Records for the exercise: Begin

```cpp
// ... 394 lines not shown
              "cos/sin must be [S, 64] (head_dim 128)");
  const long nh = qkv.size(1) / 128;
  const int Hq = (int)nh - 2 * Hkv;
  TORCH_CHECK(Hq >= 1 && qkv.size(1) == nh * 128, "qkv width mismatch");
  TORCH_CHECK(Hq % Hkv == 0, "GQA group mismatch");
  const int rope_rows = (int)std::min<long>(cos_t.size(0), 1L << 30);
  auto q = at::empty({T, (long)Hq, 128}, qkv.options());
  paged_prefill_rope_cache_launch(
      qkv.data_ptr(), q.data_ptr(), kpool.data_ptr(), vpool.data_ptr(),
      cos_t.data_ptr(), sin_t.data_ptr(), pos.data_ptr(), slot.data_ptr(), T,
      Hq, Hkv, pool_rows, rope_rows, cur_stream());
  return q;
}

std::vector<at::Tensor> rmsnorm_res(at::Tensor x,
                                    c10::optional<at::Tensor> res,
                                    at::Tensor w, double eps) {
  check_bf16(x, "x");
  check_bf16(w, "w");
  const long H = x.size(-1);
  TORCH_CHECK(H % 2048 == 0 && H <= 8192, "rmsnorm: H must be k*2048, <=8192");
  const long R = x.numel() / H;
  auto y = at::empty_like(x);
  at::Tensor s = x;
  const void* rp = nullptr;
  void* sp = nullptr;
  if (res.has_value()) {
    check_bf16(*res, "res");
    TORCH_CHECK(res->sizes() == x.sizes(), "res shape mismatch");
    s = at::empty_like(x);
    rp = res->data_ptr();
    sp = s.data_ptr();
  }
  rmsnorm_res_launch(x.data_ptr(), rp, w.data_ptr(), sp, y.data_ptr(), R,
                     (int)H, (float)eps, cur_stream());
  return {s, y};
}

std::vector<at::Tensor> mfma_probe_tr(at::Tensor a, at::Tensor b) {
  check_bf16(a, "a");
  check_bf16(b, "b");
  TORCH_CHECK(a.size(0) == 32 && a.size(1) == 16, "a must be [32,16]");
  TORCH_CHECK(b.size(0) == 16 && b.size(1) == 32, "b must be [16,32]");
  auto c = at::empty({32, 32}, a.options().dtype(at::kFloat));
  auto raw = at::empty({64, 8}, a.options());
  mfma_probe_tr_launch(a.data_ptr(), b.data_ptr(), c.data_ptr(),
                       raw.data_ptr(), cur_stream());
  return {c, raw};
}

at::Tensor mfma_probe(at::Tensor a, at::Tensor b) {
  check_bf16(a, "a");
  check_bf16(b, "b");
  TORCH_CHECK(a.size(0) == 32 && a.size(1) == 16, "a must be [32,16]");
  TORCH_CHECK(b.size(0) == 16 && b.size(1) == 32, "b must be [16,32]");
  auto c = at::empty({32, 32}, a.options().dtype(at::kFloat));
  mfma_probe_launch(a.data_ptr(), b.data_ptr(), c.data_ptr(), cur_stream());
  return c;
}

PYBIND11_MODULE(TORCH_EXTENSION_NAME, m) {
  m.def("rmsnorm_fwd", &rmsnorm_fwd);
  m.def("rmsnorm_bwd", &rmsnorm_bwd);
  m.def("rope", &rope);
  m.def("swiglu_fwd", &swiglu_fwd);
  m.def("swiglu_bwd", &swiglu_bwd);
  m.def("adamw_step", &adamw_step);
  m.def("ce_fwd", &ce_fwd);
  m.def("ce_bwd", &ce_bwd);
  m.def("attn_fwd", &attn_fwd);
  m.def("attn_bwd", &attn_bwd);
  m.def("set_attn_bwd_dq_mode", &set_attn_bwd_dq_mode);
  m.def("get_attn_bwd_dq_mode", &get_attn_bwd_dq_mode);
  m.def("set_attn_bwd_dkv_impl", &set_attn_bwd_dkv_impl);
  m.def("get_attn_bwd_dkv_impl", &get_attn_bwd_dkv_impl);
  m.def("attn_fwd_qkv", &attn_fwd_qkv);
  m.def("attn_bwd_qkv", &attn_bwd_qkv);
  m.def("rope_qkv", &rope_qkv);
  m.def("swiglu_gu_fwd", &swiglu_gu_fwd);
  m.def("swiglu_gu_bwd", &swiglu_gu_bwd);
  m.def("fp8_cast_transpose", &fp8_cast_transpose);
  m.def("mfma_probe", &mfma_probe);
  m.def("mfma_probe_tr", &mfma_probe_tr);
  m.def("transpose_bf16", &transpose_bf16);
  m.def("decode_attn", &decode_attn);
  m.def("decode_attn_dev", &decode_attn_dev);
  m.def("gemv_bf16", &gemv_bf16);
  m.def("gemv_swiglu_bf16", &gemv_swiglu_bf16);
  m.def("decode_rope_cache", &decode_rope_cache,
        py::arg("qkv"), py::arg("kc"), py::arg("vc"), py::arg("cos"),
        py::arg("sin"), py::arg("pos") = 0,
        py::arg("pos_dev") = c10::nullopt);
  m.def("paged_decode_attn", &paged_decode_attn);
  m.def("paged_decode_rope_cache", &paged_decode_rope_cache);
  m.def("paged_prefill_attn", &paged_prefill_attn);
  m.def("paged_prefill_attn_ragged", &paged_prefill_attn_ragged);
  m.def("paged_prefill_rope_cache", &paged_prefill_rope_cache);
  m.def("rmsnorm_res", &rmsnorm_res,
        py::arg("x"), py::arg("res"), py::arg("w"), py::arg("eps"));
}
```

Records for the exercise: End

Tell how many lines of the material above contain the word "return", giving only the number.

* **Answer to the problem**:
4